EXCERPTED DATA ▸
■ ■ ■ ■ ■ ■ ■

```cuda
int pick_bn(long long row_tiles, int cout, int w_rows, int sms) {
  if (cout <= 64 || w_rows % 128) return 64;
  const long long waves64 = (row_tiles * pm_cdiv(cout, 64) + sms - 1) / sms;
  const long long waves128 = (row_tiles * pm_cdiv(cout, 128) + sms - 1) / sms;
  return waves128 * 14 <= waves64 * 10 ? 128 : 64;
}

}

extern "C" int pm_tapgemm_tc(const uint16_t* A, long long a_ps, long long a_bs, int lda, int batch, int rows_in, int cin,
                             const uint16_t* W, long long w_ps, int w_rows, int ldw, int taps, int pad, int nsplit,
                             const float* bias, int rows_out, int cout,
                             const float* residual, long long r_bs, int ldr,
                             int act, int act_cols, float slope, float acc_scale,
                             float* out_f32, long long o_bs, int ldo,
                             uint16_t* out_bf16, long long ob_ps, long long ob_bs, int ldob, int out_nsplit,
                             const void* prefetch, long long prefetch_bytes, void* stream) {
  PM_REQUIRE(A && W && (out_f32 || out_bf16));
  const int tile = (nsplit >> PM_TC_TILE_SHIFT) & 0xff;
  PM_TAKE_FMT(nsplit, f16);
  PM_TAKE_FMT(out_nsplit, out_f16);
  PM_REQUIRE(!out_bf16 || out_f16 == f16);
  PM_REQUIRE(f16 || acc_scale == 1.0f);
  PM_REQUIRE(!prefetch || (prefetch_bytes >= 0 && (reinterpret_cast<uintptr_t>(prefetch) & 15) == 0));
  PM_REQUIRE(batch > 0 && rows_in > 0 && rows_out > 0 && cin > 0 && cout > 0 && taps > 0);
  PM_REQUIRE(nsplit >= 1 && nsplit <= 3 && (!out_bf16 || (out_nsplit >= 1 && out_nsplit <= 3)));
  PM_REQUIRE(act >= PM_ACT_NONE && act <= PM_ACT_LEAKY);
  PM_REQUIRE((reinterpret_cast<uintptr_t>(A) & 15) == 0 && (reinterpret_cast<uintptr_t>(W) & 15) == 0);
  PM_REQUIRE((lda & 7) == 0 && (ldw & 7) == 0 && lda >= cin && ldw >= cin && w_rows >= cout);
  PM_REQUIRE(batch == 1 || (a_bs & 7) == 0);
  PM_REQUIRE(nsplit == 1 || ((a_ps & 7) == 0 && (w_ps & 7) == 0));
  PM_REQUIRE(!out_f32 || ldo >= cout);
  PM_REQUIRE(!out_bf16 || ldob >= cout);
  PM_REQUIRE(!residual || ldr >= cout);

  int R = 128;
  if (rows_out <= 64 && batch > 1) { R = 16; while (R < rows_out) R <<= 1; }
  const int NB = 128 / R;
  PM_REQUIRE(tile <= 2 && w_rows % 64 == 0 && (tile != 2 || w_rows % 128 == 0));
  int BNsel = tile == 1 ? 64 : 128;
  if (tile == 0) {
    int dev = 0, sms = 0;
    cudaError_t e = cudaGetDevice(&dev);
    if (e == cudaSuccess) e = cudaDeviceGetAttribute(&sms, cudaDevAttrMultiProcessorCount, dev);
    if (e != cudaSuccess) return (int)e;
    BNsel = pick_bn((long long)pm_cdiv(rows_out, R) * pm_cdiv(batch, NB), cout, w_rows, sms);
  }

  TcParams p;
  p.taps = taps; p.pad = pad; p.nsplit = nsplit; p.kblocks = (cin + BK - 1) / BK;
  p.rows_out = rows_out; p.cout = cout; p.batch = batch; p.R = R; p.NB = NB; p.w_rows = w_rows;
  p.bias = bias; p.residual = residual; p.r_bs = r_bs; p.ldr = ldr;
  p.act = act; p.act_cols = act_cols <= 0 ? cout : act_cols; p.slope = slope;
  p.out_f32 = out_f32; p.o_bs = o_bs; p.ldo = ldo;
  p.out_bf16 = reinterpret_cast<__nv_bfloat16*>(out_bf16); p.ob_ps = ob_ps; p.ob_bs = ob_bs; p.ldob = ldob;
  p.out_nsplit = out_bf16 ? out_nsplit : 0;
  p.stages = 0;
  p.prefetch = static_cast<const uint8_t*>(prefetch);
  p.prefetch_bytes = prefetch ? prefetch_bytes : 0;
  p.acc_scale = acc_scale;
  CUtensorMap ma, mw;
  {
    const long long bs_el = batch > 1 ? a_bs : (long long)rows_in * lda;
    const long long ps_el = nsplit > 1 ? a_ps : bs_el * batch;
    cuuint64_t dims[4] = {(cuuint64_t)cin, (cuuint64_t)rows_in, (cuuint64_t)batch, (cuuint64_t)nsplit};
    cuuint64_t strides[3] = {(cuuint64_t)lda * 2, (cuuint64_t)bs_el * 2, (cuuint64_t)ps_el * 2};
    cuuint32_t box[4] = {(cuuint32_t)BK, (cuuint32_t)R, (cuuint32_t)NB, 1};
    if (!encode_map(&ma, A, 4, dims, strides, box, f16)) return PM_EBADARG;
  }
  {
    const long long ps_el = nsplit > 1 ? w_ps : (long long)taps * w_rows * ldw;
    cuuint64_t dims[3] = {(cuuint64_t)cin, (cuuint64_t)taps * w_rows, (cuuint64_t)nsplit};
    cuuint64_t strides[2] = {(cuuint64_t)ldw * 2, (cuuint64_t)ps_el * 2};
    cuuint32_t box[3] = {(cuuint32_t)BK, (cuuint32_t)BNsel, 1};
    if (!encode_map(&mw, W, 3, dims, strides, box, f16)) return PM_EBADARG;
  }
  CUtensorMap mr;
  std::memset(&mr, 0, sizeof(mr));
  p.res_tma = residual && (reinterpret_cast<uintptr_t>(residual) & 15) == 0 && (ldr & 3) == 0 && (batch == 1 || (r_bs & 3) == 0);
  if (p.res_tma) {
    const long long bs_el = batch > 1 ? r_bs : (long long)rows_out * ldr;
    cuuint64_t dims[3] = {(cuuint64_t)cout, (cuuint64_t)rows_out, (cuuint64_t)batch};
    cuuint64_t strides[2] = {(cuuint64_t)ldr * 4, (cuuint64_t)bs_el * 4};
    cuuint32_t box[3] = {(cuuint32_t)BNsel, (cuuint32_t)R, (cuuint32_t)NB};
    p.res_tma = encode_tiled(&mr, CU_TENSOR_MAP_DATA_TYPE_FLOAT32, CU_TENSOR_MAP_SWIZZLE_NONE, residual, 3, dims, strides, box);
  }
  dim3 grid(pm_cdiv(rows_out, R), pm_cdiv(cout, BNsel), pm_cdiv(batch, NB));
  PM_REQUIRE(grid.z <= 65535 && grid.y <= 65535);
  const cudaStream_t st = (cudaStream_t)stream;
  if (BNsel == 128) return launch_fmt<128>(ma, mw, mr, p, grid, st, f16);
  return launch_fmt<64>(ma, mw, mr, p, grid, st, f16);
}

#ifdef PM_TC_TIMING
extern "C" int pm_tc_timing_reset() {
  cudaError_t e = cudaDeviceSynchronize();
  if (e != cudaSuccess) return (int)e;
  void* d = nullptr;
  e = cudaGetSymbolAddress(&d, pm_tc_stamps);
  if (e != cudaSuccess) return (int)e;
  return (int)cudaMemset(d, 0, sizeof(unsigned long long) * 4096 * 8);
}
extern "C" int pm_tc_timing_read(unsigned long long* host) {
  cudaError_t e = cudaDeviceSynchronize();
  if (e != cudaSuccess) return (int)e;
  return (int)cudaMemcpyFromSymbol(host, pm_tc_stamps, sizeof(unsigned long long) * 4096 * 8);
}
#endif

extern "C" int pm_split_bf16(const float* x, long long x_bs, int ldx, int batch, int rows, int ch,
                             uint16_t* out, long long o_ps, long long o_bs, int ldo, int nsplit, void* stream) {
  PM_TAKE_FMT(nsplit, f16);
  PM_REQUIRE(x && out && batch >= 0 && rows >= 0 && ch > 0 && ldx >= ch && ldo >= ch && nsplit >= 1 && nsplit <= 3);
  if ((long long)batch * rows == 0) return PM_OK;
// ... 20 lines not shown
```

### pantomatrix_b200/csrc/pm_tc_ptx.cuh

```cuda
#pragma once
#include <cuda.h>
#include <stdint.h>

__device__ __forceinline__ uint32_t smem_u32(const void* p) { return (uint32_t)__cvta_generic_to_shared(p); }

__device__ __forceinline__ void mbar_init(uint32_t bar, uint32_t count) {
  asm volatile("mbarrier.init.shared::cta.b64 [%0], %1;" ::"r"(bar), "r"(count) : "memory");
}
__device__ __forceinline__ void mbar_expect_tx(uint32_t bar, uint32_t bytes) {
  asm volatile("mbarrier.arrive.expect_tx.shared::cta.b64 _, [%0], %1;" ::"r"(bar), "r"(bytes) : "memory");
}
static __device__ __noinline__ void pm_watchdog_trap() { __trap(); }
__device__ __forceinline__ void mbar_wait(uint32_t bar, uint32_t parity) {
  uint32_t spins = 0;
  long long t0 = 0;
  while (true) {
    uint32_t done;
    asm volatile(
        "{\n\t.reg .pred p;\n\t"
        "mbarrier.try_wait.parity.shared::cta.b64 p, [%1], %2;\n\t"
        "selp.u32 %0, 1, 0, p;\n\t}"
        : "=r"(done) : "r"(bar), "r"(parity) : "memory");
    if (done) return;
    if ((++spins & 0xFFFu) == 0) {
// ... 22 lines not shown
  uint32_t done;
  asm volatile(
      "{\n\t.reg .pred p;\n\t"
      "mbarrier.try_wait.parity.shared::cta.b64 p, [%1], %2;\n\t"
      "selp.u32 %0, 1, 0, p;\n\t}"
      : "=r"(done) : "r"(bar), "r"(parity) : "memory");
  if (!done) mbar_wait(bar, parity);
}
__device__ __forceinline__ bool elect_one() {
  uint32_t pred;
  asm volatile("{\n\t.reg .pred P1;\n\telect.sync _|P1, 0xffffffff;\n\tselp.u32 %0, 1, 0, P1;\n\t}" : "=r"(pred));
  return pred != 0;
}
__device__ __forceinline__ void tma_load_4d(uint32_t dst, const CUtensorMap* map, uint32_t bar, int c0, int c1, int c2, int c3) {
  asm volatile(
      "cp.async.bulk.tensor.4d.shared::cluster.global.mbarrier::complete_tx::bytes [%0], [%1, {%3, %4, %5, %6}], [%2];"
      ::"r"(dst), "l"(map), "r"(bar), "r"(c0), "r"(c1), "r"(c2), "r"(c3) : "memory");
}
__device__ __forceinline__ void tma_load_3d(uint32_t dst, const CUtensorMap* map, uint32_t bar, int c0, int c1, int c2) {
  asm volatile(
      "cp.async.bulk.tensor.3d.shared::cluster.global.mbarrier::complete_tx::bytes [%0], [%1, {%3, %4, %5}], [%2];"
      ::"r"(dst), "l"(map), "r"(bar), "r"(c0), "r"(c1), "r"(c2) : "memory");
}
__device__ __forceinline__ void sts128(uint32_t addr, float a, float b, float c, float d) {
  asm volatile("st.shared.v4.f32 [%0], {%1, %2, %3, %4};" ::"r"(addr), "f"(a), "f"(b), "f"(c), "f"(d) : "memory");
}
__device__ __forceinline__ float4 lds128(uint32_t addr) {
  float4 v;
  asm volatile("ld.shared.v4.f32 {%0, %1, %2, %3}, [%4];" : "=f"(v.x), "=f"(v.y), "=f"(v.z), "=f"(v.w) : "r"(addr) : "memory");
  return v;
}
__device__ __forceinline__ void mbar_arrive(uint32_t bar) {
  asm volatile("mbarrier.arrive.shared::cta.b64 _, [%0];" ::"r"(bar) : "memory");
}
__device__ __forceinline__ void fence_proxy_async_smem() { asm volatile("fence.proxy.async.shared::cta;" ::: "memory"); }
__device__ __forceinline__ float4 ldg_stream4(const float4* p) {
  float4 v;
  asm volatile("ld.global.nc.L1::no_allocate.v4.f32 {%0, %1, %2, %3}, [%4];"
               : "=f"(v.x), "=f"(v.y), "=f"(v.z), "=f"(v.w) : "l"(p));
  return v;
}
template <int N>
__device__ __forceinline__ void setmaxnreg_dec() { asm volatile("setmaxnreg.dec.sync.aligned.u32 %0;" ::"n"(N)); }
template <int N>
__device__ __forceinline__ void setmaxnreg_inc() { asm volatile("setmaxnreg.inc.sync.aligned.u32 %0;" ::"n"(N)); }
__device__ __forceinline__ void named_bar_sync(uint32_t id, uint32_t threads) {
// ... 98 lines not shown
```

### pantomatrix_b200/ops.py

```python
from __future__ import annotations

import math

import torch

from . import _lib

ACT_NONE, ACT_RELU, ACT_LEAKY = 0, 1, 2
ROW_NONE, ROW_PE, ROW_SPK = 0, 1, 2

launch_count = 0

FMT_F16 = 0x100
TC_TILE_SHIFT = 16
F16_ACT_SCALE = 64.0
_PLANE_DTYPE = torch.bfloat16


def set_plane_format(name: str) -> None:
    global _PLANE_DTYPE
    _PLANE_DTYPE = {"bf16": torch.bfloat16, "fp16": torch.float16}[name]


def plane_format() -> str:
    return "fp16" if _PLANE_DTYPE == torch.float16 else "bf16"


def _fmt_bit(t) -> int:
    return FMT_F16 if t.dtype == torch.float16 else 0


def _stream() -> int:
    return torch.cuda.current_stream().cuda_stream


def _ptr(t) -> int | None:
    return None if t is None else t.data_ptr()
# ... 381 lines not shown
        taps, cout, cin = w.shape
        bn = 64 if cout <= 64 else 128
        self.taps, self.cout, self.cin = taps, cout, cin
        self.w_rows, self.ldw = _round_up(cout, bn), _round_up(cin, 8)
        full = torch.zeros(taps, self.w_rows, self.ldw, device=w.device, dtype=torch.float32)
        full[:, :cout, :cin] = w
        self.acc_scale = 1.0
        if _PLANE_DTYPE == torch.float16:
            m = float(full.abs().max())
            if m > 0.0 and math.isfinite(m):
                k = math.floor(math.log2(32768.0 / m))
                full = full * (2.0 ** k)
                self.acc_scale = 2.0 ** -k
            self.acc_scale /= F16_ACT_SCALE
        planes, rem = [], full
        for _ in range(nsplit):
            p = rem.to(_PLANE_DTYPE)
            planes.append(p)
            rem = rem - p.float()
        self.t = torch.stack(planes).contiguous()


def tapgemm_tc(a: Planes, w: PackedW, bias, *, rows_in=None, rows_out, pad=0, act=ACT_NONE, act_cols=0, slope=0.0,
               residual=None, want_f32=True, out_nsplit=0, out=None, a_view=None, out_slack=0, prefetch=None, tile=0):
    t = a.t
    nsplit, batch = t.shape[0], t.shape[1]
    assert nsplit == w.t.shape[0] and t.dtype == w.t.dtype, "A and W must use the same split and plane format"
    fmt = _fmt_bit(t)
    rows_a, cin, lda = (a.rows, a.ch, t.stride(2)) if a_view is None else a_view
    if rows_in is not None:
        rows_a = rows_in
    assert cin == w.cin, (cin, w.cin)
    assert tile in (0, 64, 128), tile
    cout = w.cout
    dev = t.device
    out_f = None
    if want_f32:
        out_f = out if out is not None else torch.empty(batch, rows_out, cout, device=dev, dtype=torch.float32)
        assert out_f.shape == (batch, rows_out, cout)
    o_bs, ldo = _bs_ld(out_f) if out_f is not None else (0, 0)
    out_p = None
    if out_nsplit:
        out_p = _new_planes(out_nsplit, (batch, rows_out), cout, dev, out_slack, dtype=t.dtype)
    r_bs, ldr = _bs_ld(residual) if residual is not None else (0, 0)
    if residual is not None:
        _chk(residual)
        assert residual.shape == (batch, rows_out, cout)
    _call("pm_tapgemm_tc", t.data_ptr(), t.stride(0), t.stride(1), lda, batch, rows_a, cin,
          w.t.data_ptr(), w.t.stride(0), w.w_rows, w.ldw, w.taps, pad, nsplit | fmt | (tile // 64) << TC_TILE_SHIFT,
          _ptr(bias), rows_out, cout, _ptr(residual), r_bs, ldr, act, act_cols, float(slope), float(w.acc_scale),
          _ptr(out_f), o_bs, ldo,
          None if out_p is None else out_p.t.data_ptr(), 0 if out_p is None else out_p.t.stride(0),
          0 if out_p is None else out_p.t.stride(1), 0 if out_p is None else out_p.t.stride(2),
          out_nsplit | (fmt if out_nsplit else 0),
          None if prefetch is None else prefetch.data_ptr(),
          0 if prefetch is None else prefetch.numel() * prefetch.element_size(), _stream())
    return out_f, out_p




def lstm_bidir(xproj, whh, barrier, hidden):
    _chk(xproj), _chk(whh)
    assert xproj.is_contiguous() and whh.is_contiguous() and whh.shape == (2, 4 * hidden, hidden)
    batch, t, w = xproj.shape
    assert w == 8 * hidden
    y = torch.empty(batch, t, 2 * hidden, device=xproj.device, dtype=torch.float32)
    _call("pm_lstm_bidir_f32", xproj.data_ptr(), xproj.stride(0), xproj.stride(1), whh.data_ptr(), y.data_ptr(),
          y.stride(0), y.stride(1), barrier.data_ptr(), batch, t, hidden, _stream())
    return y


# ... 156 lines not shown
```

Baseline: 326,000.

## Store tapgemm epilogue through swizzled shared memory with TMA bulk tensor stores

```diff
diff --git a/include/pm_emage.h b/include/pm_emage.h
--- a/include/pm_emage.h
+++ b/include/pm_emage.h
@@ -8,6 +8,7 @@
 #define PM_ABI_VERSION 6
 #define PM_FMT_F16 0x100
 #define PM_TC_TILE_SHIFT 16
+#define PM_TC_STORE_LOOP (1 << 24)
 int pm_abi_version(void);
 int pm_memset_async(void* ptr, int value, long long bytes, void* stream);
 int pm_device_cc(void);
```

■ ■ ■ ■ ■ ■ ■

Among the entries above, say how many lines hold the word "done". No other words belong in the answer.

EXERCISE OUTPUT ▸ 6